§ DATA EXTRACTS:
• • •

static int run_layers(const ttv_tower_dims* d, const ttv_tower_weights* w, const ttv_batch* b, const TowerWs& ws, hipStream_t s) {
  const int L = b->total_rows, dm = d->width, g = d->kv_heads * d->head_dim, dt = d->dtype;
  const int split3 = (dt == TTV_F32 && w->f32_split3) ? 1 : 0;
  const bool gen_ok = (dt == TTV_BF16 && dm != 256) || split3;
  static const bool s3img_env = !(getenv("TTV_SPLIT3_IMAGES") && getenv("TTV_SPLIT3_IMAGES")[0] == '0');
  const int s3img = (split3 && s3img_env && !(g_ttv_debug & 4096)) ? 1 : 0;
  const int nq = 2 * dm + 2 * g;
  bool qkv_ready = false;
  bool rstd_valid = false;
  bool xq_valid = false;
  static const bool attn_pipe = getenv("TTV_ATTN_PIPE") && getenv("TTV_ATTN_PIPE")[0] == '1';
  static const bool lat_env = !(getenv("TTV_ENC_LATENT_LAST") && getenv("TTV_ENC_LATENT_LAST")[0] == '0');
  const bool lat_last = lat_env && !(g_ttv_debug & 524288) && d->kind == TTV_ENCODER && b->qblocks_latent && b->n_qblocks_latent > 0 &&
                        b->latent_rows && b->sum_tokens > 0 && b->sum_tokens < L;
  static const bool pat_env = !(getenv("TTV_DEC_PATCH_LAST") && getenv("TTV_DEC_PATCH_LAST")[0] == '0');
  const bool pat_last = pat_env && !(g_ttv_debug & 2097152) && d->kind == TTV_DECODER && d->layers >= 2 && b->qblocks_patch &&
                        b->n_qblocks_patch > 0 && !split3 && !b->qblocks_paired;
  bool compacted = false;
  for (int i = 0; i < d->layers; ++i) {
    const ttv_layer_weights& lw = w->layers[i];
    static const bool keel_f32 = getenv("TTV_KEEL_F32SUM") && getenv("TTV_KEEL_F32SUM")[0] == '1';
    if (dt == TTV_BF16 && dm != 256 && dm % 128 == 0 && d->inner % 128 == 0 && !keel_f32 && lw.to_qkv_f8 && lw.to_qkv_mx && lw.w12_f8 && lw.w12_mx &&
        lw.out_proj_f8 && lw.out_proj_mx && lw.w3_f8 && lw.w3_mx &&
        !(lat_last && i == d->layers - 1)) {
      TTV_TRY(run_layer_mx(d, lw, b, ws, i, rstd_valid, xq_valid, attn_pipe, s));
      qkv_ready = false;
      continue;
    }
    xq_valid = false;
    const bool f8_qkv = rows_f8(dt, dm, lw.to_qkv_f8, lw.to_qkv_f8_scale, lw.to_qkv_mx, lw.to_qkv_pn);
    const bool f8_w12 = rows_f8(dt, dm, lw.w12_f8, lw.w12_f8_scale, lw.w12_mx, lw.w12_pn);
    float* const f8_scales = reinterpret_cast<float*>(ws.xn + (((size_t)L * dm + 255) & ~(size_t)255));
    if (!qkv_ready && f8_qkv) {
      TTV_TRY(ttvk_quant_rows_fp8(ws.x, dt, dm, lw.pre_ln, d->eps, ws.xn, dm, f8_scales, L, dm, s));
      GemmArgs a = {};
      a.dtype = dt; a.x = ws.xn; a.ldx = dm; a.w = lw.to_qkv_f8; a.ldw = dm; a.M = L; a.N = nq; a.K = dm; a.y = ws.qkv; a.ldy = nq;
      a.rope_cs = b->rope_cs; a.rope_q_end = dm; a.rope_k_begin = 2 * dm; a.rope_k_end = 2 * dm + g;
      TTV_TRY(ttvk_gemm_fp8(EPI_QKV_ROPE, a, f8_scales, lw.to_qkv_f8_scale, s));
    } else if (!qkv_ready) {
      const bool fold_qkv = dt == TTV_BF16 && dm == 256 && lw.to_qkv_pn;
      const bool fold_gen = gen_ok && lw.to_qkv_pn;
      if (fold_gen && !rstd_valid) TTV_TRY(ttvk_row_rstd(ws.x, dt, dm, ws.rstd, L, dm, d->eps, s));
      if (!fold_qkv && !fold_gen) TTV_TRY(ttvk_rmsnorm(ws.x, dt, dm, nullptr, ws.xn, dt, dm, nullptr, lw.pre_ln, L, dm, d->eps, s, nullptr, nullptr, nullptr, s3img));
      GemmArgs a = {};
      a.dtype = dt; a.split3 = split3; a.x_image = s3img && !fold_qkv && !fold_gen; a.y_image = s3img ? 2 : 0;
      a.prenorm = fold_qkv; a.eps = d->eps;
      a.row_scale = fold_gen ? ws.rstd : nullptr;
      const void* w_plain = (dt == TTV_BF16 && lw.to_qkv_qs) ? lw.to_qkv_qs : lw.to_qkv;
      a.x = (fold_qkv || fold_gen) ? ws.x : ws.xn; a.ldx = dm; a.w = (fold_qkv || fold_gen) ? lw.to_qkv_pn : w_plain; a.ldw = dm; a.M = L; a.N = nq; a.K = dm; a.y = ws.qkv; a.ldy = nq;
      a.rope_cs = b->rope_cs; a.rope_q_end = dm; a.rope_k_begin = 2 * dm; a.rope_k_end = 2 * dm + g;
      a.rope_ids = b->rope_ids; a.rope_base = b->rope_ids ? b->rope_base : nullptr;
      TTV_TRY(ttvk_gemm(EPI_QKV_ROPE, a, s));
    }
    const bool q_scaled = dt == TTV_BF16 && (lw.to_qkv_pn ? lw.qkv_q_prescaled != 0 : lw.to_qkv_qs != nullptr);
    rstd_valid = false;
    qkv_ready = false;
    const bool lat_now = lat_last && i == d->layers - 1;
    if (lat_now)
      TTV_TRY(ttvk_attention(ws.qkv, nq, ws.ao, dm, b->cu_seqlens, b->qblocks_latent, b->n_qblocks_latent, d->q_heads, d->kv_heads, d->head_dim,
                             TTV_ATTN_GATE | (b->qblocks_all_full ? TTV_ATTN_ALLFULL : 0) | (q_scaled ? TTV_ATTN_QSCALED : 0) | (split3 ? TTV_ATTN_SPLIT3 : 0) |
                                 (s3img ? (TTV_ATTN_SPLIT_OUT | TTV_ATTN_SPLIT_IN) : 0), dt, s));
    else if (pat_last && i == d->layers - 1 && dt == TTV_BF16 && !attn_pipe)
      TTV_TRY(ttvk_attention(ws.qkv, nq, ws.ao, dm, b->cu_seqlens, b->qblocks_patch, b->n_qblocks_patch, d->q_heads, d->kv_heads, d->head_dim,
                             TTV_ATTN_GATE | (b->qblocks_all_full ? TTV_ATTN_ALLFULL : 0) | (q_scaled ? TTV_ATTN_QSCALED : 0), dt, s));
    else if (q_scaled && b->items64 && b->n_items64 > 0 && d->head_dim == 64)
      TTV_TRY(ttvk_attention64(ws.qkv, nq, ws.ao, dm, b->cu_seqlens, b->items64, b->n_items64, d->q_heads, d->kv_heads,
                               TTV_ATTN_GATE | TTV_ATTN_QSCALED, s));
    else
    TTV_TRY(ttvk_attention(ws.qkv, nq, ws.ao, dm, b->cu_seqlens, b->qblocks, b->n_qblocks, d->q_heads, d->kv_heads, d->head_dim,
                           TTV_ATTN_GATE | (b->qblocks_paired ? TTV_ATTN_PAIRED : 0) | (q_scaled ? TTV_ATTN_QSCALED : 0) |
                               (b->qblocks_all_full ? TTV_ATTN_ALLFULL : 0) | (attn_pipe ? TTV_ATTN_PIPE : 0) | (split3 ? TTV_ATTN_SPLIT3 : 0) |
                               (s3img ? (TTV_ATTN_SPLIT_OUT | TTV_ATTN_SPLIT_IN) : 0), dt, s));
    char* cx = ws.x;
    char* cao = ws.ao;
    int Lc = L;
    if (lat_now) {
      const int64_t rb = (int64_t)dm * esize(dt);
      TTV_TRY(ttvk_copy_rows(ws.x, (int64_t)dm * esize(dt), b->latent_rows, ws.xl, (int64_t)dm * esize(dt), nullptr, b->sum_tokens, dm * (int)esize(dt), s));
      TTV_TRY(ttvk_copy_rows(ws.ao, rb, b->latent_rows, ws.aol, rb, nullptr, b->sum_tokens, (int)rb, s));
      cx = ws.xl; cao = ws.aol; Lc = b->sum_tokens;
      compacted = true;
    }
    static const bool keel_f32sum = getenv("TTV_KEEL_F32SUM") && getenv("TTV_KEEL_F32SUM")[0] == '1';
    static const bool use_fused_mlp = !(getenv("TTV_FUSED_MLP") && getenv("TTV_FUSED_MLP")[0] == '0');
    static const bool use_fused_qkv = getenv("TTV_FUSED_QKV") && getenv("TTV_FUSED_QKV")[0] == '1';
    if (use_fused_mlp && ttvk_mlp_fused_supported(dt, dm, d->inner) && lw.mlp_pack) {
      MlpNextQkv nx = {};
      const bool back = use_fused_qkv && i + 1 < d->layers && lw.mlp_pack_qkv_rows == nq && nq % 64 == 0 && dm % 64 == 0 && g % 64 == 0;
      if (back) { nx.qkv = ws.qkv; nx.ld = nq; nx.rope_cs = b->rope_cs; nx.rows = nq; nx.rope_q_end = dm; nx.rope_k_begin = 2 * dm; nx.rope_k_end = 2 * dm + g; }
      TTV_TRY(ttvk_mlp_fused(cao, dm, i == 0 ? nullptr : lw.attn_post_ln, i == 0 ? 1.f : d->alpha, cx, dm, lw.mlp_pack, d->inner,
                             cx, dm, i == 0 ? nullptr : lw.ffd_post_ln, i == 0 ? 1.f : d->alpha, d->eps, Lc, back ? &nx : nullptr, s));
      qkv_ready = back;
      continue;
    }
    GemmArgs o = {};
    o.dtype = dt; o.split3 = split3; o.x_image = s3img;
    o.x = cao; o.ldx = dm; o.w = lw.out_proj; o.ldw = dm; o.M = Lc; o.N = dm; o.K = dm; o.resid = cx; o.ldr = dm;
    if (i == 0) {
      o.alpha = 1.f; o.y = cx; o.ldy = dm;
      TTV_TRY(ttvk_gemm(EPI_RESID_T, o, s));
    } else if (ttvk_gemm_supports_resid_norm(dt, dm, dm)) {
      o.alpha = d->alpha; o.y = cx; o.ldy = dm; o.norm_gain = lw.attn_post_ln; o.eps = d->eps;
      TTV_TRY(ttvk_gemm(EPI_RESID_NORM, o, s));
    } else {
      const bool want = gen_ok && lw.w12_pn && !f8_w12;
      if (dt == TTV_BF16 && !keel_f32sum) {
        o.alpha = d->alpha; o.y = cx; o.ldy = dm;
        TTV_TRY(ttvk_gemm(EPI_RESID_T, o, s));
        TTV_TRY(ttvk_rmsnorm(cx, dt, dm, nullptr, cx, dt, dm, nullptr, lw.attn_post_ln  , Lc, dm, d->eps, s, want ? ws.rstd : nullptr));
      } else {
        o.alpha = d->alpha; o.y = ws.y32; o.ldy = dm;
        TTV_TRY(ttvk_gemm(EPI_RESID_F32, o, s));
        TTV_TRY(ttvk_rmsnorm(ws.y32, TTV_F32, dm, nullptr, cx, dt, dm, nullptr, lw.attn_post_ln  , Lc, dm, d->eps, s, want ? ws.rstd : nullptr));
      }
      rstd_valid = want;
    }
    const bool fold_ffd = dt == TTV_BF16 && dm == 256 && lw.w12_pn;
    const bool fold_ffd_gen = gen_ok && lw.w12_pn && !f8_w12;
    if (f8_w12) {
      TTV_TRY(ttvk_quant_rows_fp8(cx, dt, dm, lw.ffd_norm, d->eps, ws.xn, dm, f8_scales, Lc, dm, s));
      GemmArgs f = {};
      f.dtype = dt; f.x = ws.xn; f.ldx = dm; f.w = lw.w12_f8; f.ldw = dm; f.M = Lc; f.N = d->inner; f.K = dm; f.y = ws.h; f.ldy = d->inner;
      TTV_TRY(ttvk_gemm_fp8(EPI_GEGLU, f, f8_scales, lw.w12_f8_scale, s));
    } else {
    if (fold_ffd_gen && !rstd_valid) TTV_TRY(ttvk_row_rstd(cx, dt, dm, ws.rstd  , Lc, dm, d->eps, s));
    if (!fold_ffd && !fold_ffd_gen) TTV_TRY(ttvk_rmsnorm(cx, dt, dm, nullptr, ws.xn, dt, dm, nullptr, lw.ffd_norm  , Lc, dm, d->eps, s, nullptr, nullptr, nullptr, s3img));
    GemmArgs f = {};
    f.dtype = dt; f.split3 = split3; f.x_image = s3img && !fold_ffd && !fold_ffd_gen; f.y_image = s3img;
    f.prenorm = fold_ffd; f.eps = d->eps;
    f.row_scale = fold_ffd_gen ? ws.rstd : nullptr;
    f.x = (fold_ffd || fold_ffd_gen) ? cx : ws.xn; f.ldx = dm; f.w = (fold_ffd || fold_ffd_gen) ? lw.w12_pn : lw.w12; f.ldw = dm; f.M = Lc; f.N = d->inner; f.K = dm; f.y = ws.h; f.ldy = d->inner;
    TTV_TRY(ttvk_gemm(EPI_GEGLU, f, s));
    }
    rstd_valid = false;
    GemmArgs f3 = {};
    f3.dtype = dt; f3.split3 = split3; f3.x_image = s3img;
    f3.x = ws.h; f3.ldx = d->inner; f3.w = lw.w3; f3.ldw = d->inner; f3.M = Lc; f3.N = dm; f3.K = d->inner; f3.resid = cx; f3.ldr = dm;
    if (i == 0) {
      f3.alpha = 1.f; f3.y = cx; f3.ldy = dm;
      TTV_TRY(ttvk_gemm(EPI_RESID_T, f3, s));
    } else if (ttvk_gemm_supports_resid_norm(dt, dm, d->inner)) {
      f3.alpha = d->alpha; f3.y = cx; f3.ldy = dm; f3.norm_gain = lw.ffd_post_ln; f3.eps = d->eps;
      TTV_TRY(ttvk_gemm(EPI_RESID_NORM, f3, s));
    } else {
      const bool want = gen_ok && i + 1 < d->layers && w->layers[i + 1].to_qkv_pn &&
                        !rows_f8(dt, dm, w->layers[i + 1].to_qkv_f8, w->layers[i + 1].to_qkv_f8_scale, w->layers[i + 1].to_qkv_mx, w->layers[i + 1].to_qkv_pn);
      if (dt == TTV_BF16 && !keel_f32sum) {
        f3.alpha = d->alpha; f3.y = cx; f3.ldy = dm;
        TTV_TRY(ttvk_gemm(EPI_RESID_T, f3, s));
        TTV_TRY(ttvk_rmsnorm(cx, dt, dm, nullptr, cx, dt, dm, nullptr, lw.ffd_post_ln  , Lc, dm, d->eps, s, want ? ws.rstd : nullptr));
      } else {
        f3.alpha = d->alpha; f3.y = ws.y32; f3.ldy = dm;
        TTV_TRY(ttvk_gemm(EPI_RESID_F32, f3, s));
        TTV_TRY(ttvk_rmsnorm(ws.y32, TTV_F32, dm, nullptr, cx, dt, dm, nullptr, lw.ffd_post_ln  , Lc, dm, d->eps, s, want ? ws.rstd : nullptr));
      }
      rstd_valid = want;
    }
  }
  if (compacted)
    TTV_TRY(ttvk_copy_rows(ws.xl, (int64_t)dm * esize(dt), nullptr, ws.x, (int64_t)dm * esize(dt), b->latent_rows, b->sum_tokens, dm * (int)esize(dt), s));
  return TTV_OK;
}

• • •

§ PROMPT:
Please find every line in the listing that holds the string "else" and copy it.

§ SOLUTION TO THE EXERCISE:
    } else if (!qkv_ready) {
    else if (pat_last && i == d->layers - 1 && dt == TTV_BF16 && !attn_pipe)
    else if (q_scaled && b->items64 && b->n_items64 > 0 && d->head_dim == 64)
    else
    } else if (ttvk_gemm_supports_resid_norm(dt, dm, dm)) {
    } else {
      } else {
    } else {
    } else if (ttvk_gemm_supports_resid_norm(dt, dm, d->inner)) {
    } else {
      } else {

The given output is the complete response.